Task brief: Among the entries below, one line contains "float mx = 0.0f;" and another contains "const int ex". Transcribe those two lines and every line between them, exactly.

==================================================

template <bool SAVE, int NT, bool BF16>
__global__ void __cluster_dims__(kCluster, 1, 1) __launch_bounds__(HR_SUB_THREADS * NT, 1)
    lstm_fwd_h3_kernel(const float *__restrict__ gx, const float *__restrict__ w_hh, const int32_t *__restrict__ lengths,
                       const int32_t *__restrict__ order, int B, int T, int n_enc, int n_tiles, int ept,
                       float *__restrict__ y, float *__restrict__ gates, float *__restrict__ y_corr) {
  constexpr bool bf16_mode = BF16;
  extern __shared__ uint8_t smem_raw[];
  uint8_t *smem = reinterpret_cast<uint8_t *>((reinterpret_cast<uintptr_t>(smem_raw) + 1023) & ~(uintptr_t)1023);
  const int tid = threadIdx.x, lane = tid & 31;
  const int warp = __shfl_sync(0xffffffffu, tid >> 5, 0);
  const int sub = (NT == 2 && warp >= 5) ? 1 : 0;
  const int wr = warp - 5 * sub;

  float *rscale_s = reinterpret_cast<float *>(smem);
  uint32_t *tmem_slot = reinterpret_cast<uint32_t *>(smem + 512);
  uint8_t *sub_base = smem + HR_HEAD_BYTES + sub * HR_SUB_BYTES;
  uint8_t *bbuf = sub_base;
  float *act = reinterpret_cast<float *>(bbuf + 2 * HR_B_BYTES);
  uint64_t *bars = reinterpret_cast<uint64_t *>(act + HR_ACT_FLOATS);
  uint64_t *h_full = bars;
  uint64_t *acc_full = bars + 16;
  int *len_s = reinterpret_cast<int *>(bars + 18);
  int *bq_s = len_s + HR_NB;

  cg::cluster_group cluster = cg::this_cluster();
  const uint32_t rank = cluster.block_rank();
  const int n_clusters = gridDim.x / kCluster;
  const int groups = (n_tiles + NT - 1) / NT;
  const int n_items = groups * 2 * n_enc;
  const int ycols = n_enc * 2 * kH;

  if (wr == 0 && lane == 0) {
    for (int i = 0; i < 4; ++i) tc::bar_init(tc::s_u32(&h_full[i]), 1);
    tc::bar_init(tc::s_u32(acc_full), 1);
    asm volatile("fence.mbarrier_init.release.cluster;" ::: "memory");
  }
  if (warp == 0) tc::tmem_alloc<HR_TMEM_COLS>(tc::s_u32(tmem_slot));
  tc::tc_fence_before();
  __syncthreads();
  tc::tc_fence_after();
  const uint32_t tmem_base = *tmem_slot;
  const uint32_t acc_col = HR_ACC_COL + 16 * sub;

  uint32_t ph_h = 0, ph_acc = 0;

  const int et = (wr - 1) * 32 + lane;
  const int q = warp & 3;
  const int cj = et & 7, ce = et >> 3;

  int cur_dir = -1, cur_enc = -1;
  long long *prof = (blockIdx.x == 0 && (tid == 0 || tid == 32)) ? g_hr_prof : nullptr;

  for (int item = blockIdx.x / kCluster; item < n_items; item += n_clusters) {
    const int tile = (item % groups) * NT + sub;
    const int dir = (item / groups) & 1;
    const int enc = item / (2 * groups);
    const float *W = w_hh + ((size_t)enc * 2 + dir) * 4 * kH * kH;

    if (dir != cur_dir || enc != cur_enc) {
      if (sub == 0 && wr >= 1) {
        const float *wrow = W + (size_t)(q * kH + rank * kUnits + lane) * kH;
        float mx = 0.0f;
#pragma unroll 8
        for (int i = 0; i < kH / 4; ++i) {
          const float4 x = __ldg(reinterpret_cast<const float4 *>(wrow) + i);
          mx = fmaxf(fmaxf(mx, fmaxf(fabsf(x.x), fabsf(x.y))), fmaxf(fabsf(x.z), fabsf(x.w)));
        }
        const int ex = (int)((__float_as_uint(mx) >> 23) & 0xFFu);
        int sexp = ex == 0 ? 0 : 127 + 13 - ex;
        sexp = sexp > 110 ? 110 : sexp;
        const float sc = __uint_as_float((uint32_t)(127 + sexp) << 23);
        rscale_s[q * 32 + lane] = __uint_as_float((uint32_t)(127 - sexp) << 23);
        const uint32_t trow = tmem_base + ((uint32_t)(q * 32) << 16);
#pragma unroll 1
        for (int kk = 0; kk < 8; ++kk) {
          const int src_blk = ((int)rank - kk) & 7;
          uint32_t w1[16], w2[16];
#pragma unroll
          for (int i = 0; i < 8; ++i) {
            const float4 x = __ldg(reinterpret_cast<const float4 *>(wrow + src_blk * 32) + i);
            const float a = x.x * sc, b = x.y * sc, c = x.z * sc, d = x.w * sc;
            if (bf16_mode) {
              w1[2 * i] = bf16x2_bits(a, b);
              w1[2 * i + 1] = bf16x2_bits(c, d);
              w2[2 * i] = w2[2 * i + 1] = 0u;
            } else {
              w1[2 * i] = h2_bits(a, b);
              w1[2 * i + 1] = h2_bits(c, d);
              const float2 f0 = h2_floats(w1[2 * i]), f1 = h2_floats(w1[2 * i + 1]);
              w2[2 * i] = h2_bits(a - f0.x, b - f0.y);
              w2[2 * i + 1] = h2_bits(c - f1.x, d - f1.y);
            }
          }
          tmem_st16u(trow + (uint32_t)(kk * 16), w1);
          tmem_st16u(trow + (uint32_t)(HR_W2_COL + kk * 16), w2);
        }
        tc::tmem_wait_st();
      }
      cur_dir = dir;
      cur_enc = enc;
    }
    const int st = tid - sub * HR_SUB_THREADS;
    if (st < HR_NB) {
      const int slot = tile * ept + st;
      const int bq = (tile < n_tiles && st < ept && slot < B) ? (order ? order[slot] : slot) : -1;
      bq_s[st] = bq;
      len_s[st] = (bq >= 0) ? min(max(lengths[bq], 0), T) : 0;
    }
    for (int idx = st; idx < 2 * HR_B_BYTES / 16; idx += HR_SUB_THREADS)
      reinterpret_cast<float4 *>(bbuf)[idx] = make_float4(0.f, 0.f, 0.f, 0.f);
    tc::fence_proxy_async();
    tc::tc_fence_before();
    __syncthreads();
    tc::tc_fence_after();
    int nsteps = 0;
#pragma unroll
    for (int e = 0; e < HR_NB; ++e) nsteps = max(nsteps, len_s[e]);
    cluster.sync();

    const size_t gx_enc = (size_t)enc * B * T * 8 * kH;

    if (wr == 0) {
      constexpr uint32_t idesc = bf16_mode ? tc::idesc_bf16(128, HR_NB) : idesc_f16(128, HR_NB);
      const uint32_t tb = __shfl_sync(0xffffffffu, tmem_base, 0);
      const uint32_t d_tmem = tb + acc_col;
      const bool leader = tc::elect_one();
      const uint64_t dfull = tc::desc_sw128(tc::s_u32(bbuf));
      const uint32_t dlo0 = __shfl_sync(0xffffffffu, (uint32_t)dfull, 0), dhi = (uint32_t)(dfull >> 32);
      const uint32_t half_tx = (uint32_t)(4 * ept * (bf16_mode ? 64 : 128));
      for (int s = 0; s < nsteps; ++s) {
        const int p = s & 1;
        HR_STAMP(0);
        if (leader && s + 1 < nsteps) {
          tc::bar_expect_tx(tc::s_u32(&h_full[(p ^ 1) * 2 + 0]), half_tx);
          tc::bar_expect_tx(tc::s_u32(&h_full[(p ^ 1) * 2 + 1]), half_tx);
        }
        const uint32_t dlo = dlo0 + (uint32_t)(p * (HR_B_BYTES >> 4));
#pragma unroll
        for (int g = 0; g < 2; ++g) {
          if (s > 0) tc::bar_wait_wd(tc::s_u32(&h_full[p * 2 + g]), (ph_h >> p) & 1u);
          HR_STAMP(1 + g);
          tc::tc_fence_after();
          if (leader) {
#pragma unroll
            for (int i = 4 * g; i < 4 * g + 4; ++i) {
#pragma unroll
              for (int k = 0; k < 2; ++k) {
                const uint32_t d1 = dlo + (uint32_t)(((i >> 1) * (HR_NB * 128) + (i & 1) * 64 + k * 32) >> 4);
                const uint32_t d2 = d1 + (uint32_t)(HR_PIECE_BYTES >> 4);
                const uint32_t a1 = tb + (uint32_t)(16 * i + 8 * k), a2 = a1 + HR_W2_COL;
                umma_f16_ts_p(d_tmem, a1, d1, dhi, idesc, (i | k) != 0);
                if (!bf16_mode) {
                  umma_f16_ts_p(d_tmem, a2, d1, dhi, idesc, 1);
                  umma_f16_ts_p(d_tmem, a1, d2, dhi, idesc, 1);
                }
              }
            }
          }
          HR_STAMP(3 + g);
        }
        if (s > 0) ph_h ^= 1u << p;
        if (leader) tc::umma_commit(tc::s_u32(acc_full));
        __syncwarp();
        HR_STAMP(5);
      }
    } else {
      const int gcol = dir * 4 * kH + q * kH + (int)rank * kUnits + lane;
      const float rs = rscale_s[q * 32 + lane];
      float gxn[HR_NB];
#pragma unroll
      for (int e = 0; e < HR_NB; ++e) {
        const int len = len_s[e];
        gxn[e] = 0.0f;
        if (len > 0) {
          const int t0 = dir ? len - 1 : 0;
          gxn[e] = __ldg(gx + gx_enc + ((size_t)bq_s[e] * T + t0) * 8 * kH + gcol);
        }
      }
      float c[4] = {0.f, 0.f, 0.f, 0.f};
      const int my_len = len_s[ce], my_b = bq_s[ce];
      const size_t ycol = (size_t)enc * 2 * kH + dir * kH + rank * kUnits + 4 * cj;
      const size_t gate_base = ((size_t)enc * 2 + dir) * B;
      const int piece = cj & 1, chunk = cj >> 1;
      uint32_t raddr[kCluster], rbar[kCluster];
#pragma unroll
      for (int i = 0; i < kCluster; ++i) {
        const uint32_t r = (rank + i) & 7;
        const uint32_t off = (uint32_t)(piece * HR_PIECE_BYTES + (i >> 1) * (HR_NB * 128) + ce * 128 +
                                        ((((i & 1) * 4 + chunk) ^ (ce & 7)) << 4));
        raddr[i] = mapa(tc::s_u32(bbuf) + off, r);
        rbar[i] = mapa(tc::s_u32(&h_full[i >> 2]), r);
      }
      const bool sender = ce < ept && !(bf16_mode && piece);

      for (int s = 0; s < nsteps; ++s) {
        const int p = s & 1;
        float gxc[HR_NB];
#pragma unroll
        for (int e = 0; e < HR_NB; ++e) {
          gxc[e] = gxn[e];
          const int len = len_s[e];
          if (s + 1 < len) {
            const int tn = dir ? len - 2 - s : s + 1;
            gxn[e] = __ldg(gx + gx_enc + ((size_t)bq_s[e] * T + tn) * 8 * kH + gcol);
          }
        }
        tc::bar_wait_wd(tc::s_u32(acc_full), ph_acc); ph_acc ^= 1;
        HR_STAMP(10);
        tc::tc_fence_after();
        float pre[HR_NB];
        tc::tmem_ld16(tmem_base + ((uint32_t)(q * 32) << 16) + acc_col, pre);
        tc::tc_fence_before();
        HR_STAMP(11);
        const float zs = (q == 2) ? -2.0f * 1.4426950408889634f : -1.4426950408889634f;
        const float oa = (q == 2) ? 2.0f : 1.0f, ob = (q == 2) ? -1.0f : 0.0f;
#define HR_ACT(NCOL)                                                          \
  _Pragma("unroll") for (int e = 0; e < (NCOL); ++e) {                        \
    const float z = fmaf(pre[e], rs, gxc[e]);                                 \
    const float sg = __fdividef(1.0f, 1.0f + exp2f(z * zs));                  \
    act[(q * HR_NB + e) * 32 + lane] = fmaf(sg, oa, ob);                      \
  }
        if (ept > 14) { HR_ACT(16) } else if (ept > 12) { HR_ACT(14) } else if (ept > 10) { HR_ACT(12) } else if (ept > 8) { HR_ACT(10) }
        else if (ept > 6) { HR_ACT(8) } else if (ept > 4) { HR_ACT(6) } else if (ept > 2) { HR_ACT(4) } else { HR_ACT(2) }
#undef HR_ACT
        if (sub == 0) asm volatile("bar.sync 1, 128;" ::: "memory");
        else asm volatile("bar.sync 2, 128;" ::: "memory");
        HR_STAMP(12);
        const float4 ig = *reinterpret_cast<const float4 *>(act + (0 * HR_NB + ce) * 32 + 4 * cj);
        const float4 fg = *reinterpret_cast<const float4 *>(act + (1 * HR_NB + ce) * 32 + 4 * cj);
        const float4 gg = *reinterpret_cast<const float4 *>(act + (2 * HR_NB + ce) * 32 + 4 * cj);
        const float4 og = *reinterpret_cast<const float4 *>(act + (3 * HR_NB + ce) * 32 + 4 * cj);
        float4 hn = make_float4(0.f, 0.f, 0.f, 0.f);
        if (s < my_len) {
          c[0] = fmaf(fg.x, c[0], ig.x * gg.x); c[1] = fmaf(fg.y, c[1], ig.y * gg.y);
          c[2] = fmaf(fg.z, c[2], ig.z * gg.z); c[3] = fmaf(fg.w, c[3], ig.w * gg.w);
          hn = make_float4(og.x * tanh_fast(c[0]), og.y * tanh_fast(c[1]), og.z * tanh_fast(c[2]), og.w * tanh_fast(c[3]));
        }
        HR_STAMP(13);
        if (s + 1 < nsteps) {
          uint32_t p1a, p1b, p2a = 0u, p2b = 0u;
          if (bf16_mode) {
            p1a = bf16x2_bits(hn.x, hn.y);
            p1b = bf16x2_bits(hn.z, hn.w);
          } else {
            p1a = h2_bits(hn.x, hn.y);
            p1b = h2_bits(hn.z, hn.w);
            const float2 f0 = h2_floats(p1a), f1 = h2_floats(p1b);
            p2a = h2_bits(hn.x - f0.x, hn.y - f0.y);
            p2b = h2_bits(hn.z - f1.x, hn.w - f1.y);
          }
          const uint32_t ga = piece ? p1a : p2a, gb = piece ? p1b : p2b;
          const uint32_t ra = __shfl_xor_sync(0xffffffffu, ga, 1), rb = __shfl_xor_sync(0xffffffffu, gb, 1);
          const uint4 gran = piece ? make_uint4(ra, rb, p2a, p2b) : make_uint4(p1a, p1b, ra, rb);
          if (sender) {
            const uint32_t boff = (uint32_t)((p ^ 1) * HR_B_BYTES), moff = (uint32_t)((p ^ 1) * 16);
#pragma unroll
            for (int r = 0; r < kCluster; ++r) st_async_v4u(raddr[r] + boff, gran, rbar[r] + moff);
          }
        }
        HR_STAMP(14);
        if (s < my_len) {
          const int t = dir ? my_len - 1 - s : s;
          *reinterpret_cast<float4 *>(y + ((size_t)my_b * T + t) * ycols + ycol) = hn;
          if (y_corr) corr_store4(y_corr + ((size_t)my_b * T + t) * ycols, (int)ycol, hn, 0);
          if (SAVE) {
            float *gs = gates + ((gate_base + my_b) * T + t) * 5 * kH + rank * kUnits + 4 * cj;
            *reinterpret_cast<float4 *>(gs) = ig;
            *reinterpret_cast<float4 *>(gs + kH) = fg;
            *reinterpret_cast<float4 *>(gs + 2 * kH) = gg;
            *reinterpret_cast<float4 *>(gs + 3 * kH) = og;
            *reinterpret_cast<float4 *>(gs + 4 * kH) = make_float4(c[0], c[1], c[2], c[3]);
          }
        }
      }
      if (my_b >= 0)
        for (int t = my_len; t < T; ++t) {
          const float4 z = make_float4(0.f, 0.f, 0.f, 0.f);
          *reinterpret_cast<float4 *>(y + ((size_t)my_b * T + t) * ycols + ycol) = z;
          if (y_corr) corr_store4(y_corr + ((size_t)my_b * T + t) * ycols, (int)ycol, z, 0);
        }
    }
    tc::tc_fence_before();
    __syncthreads();
    cluster.sync();
  }
  tc::tc_fence_before();
  __syncthreads();
  if (warp == 0) {
    tc::tc_fence_after();
    tc::tmem_dealloc<HR_TMEM_COLS>(tmem_base);
  }
}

==================================================

Written answer:
        float mx = 0.0f;
#pragma unroll 8
        for (int i = 0; i < kH / 4; ++i) {
          const float4 x = __ldg(reinterpret_cast<const float4 *>(wrow) + i);
          mx = fmaxf(fmaxf(mx, fmaxf(fabsf(x.x), fabsf(x.y))), fmaxf(fabsf(x.z), fabsf(x.w)));
        }
        const int ex = (int)((__float_as_uint(mx) >> 23) & 0xFFu);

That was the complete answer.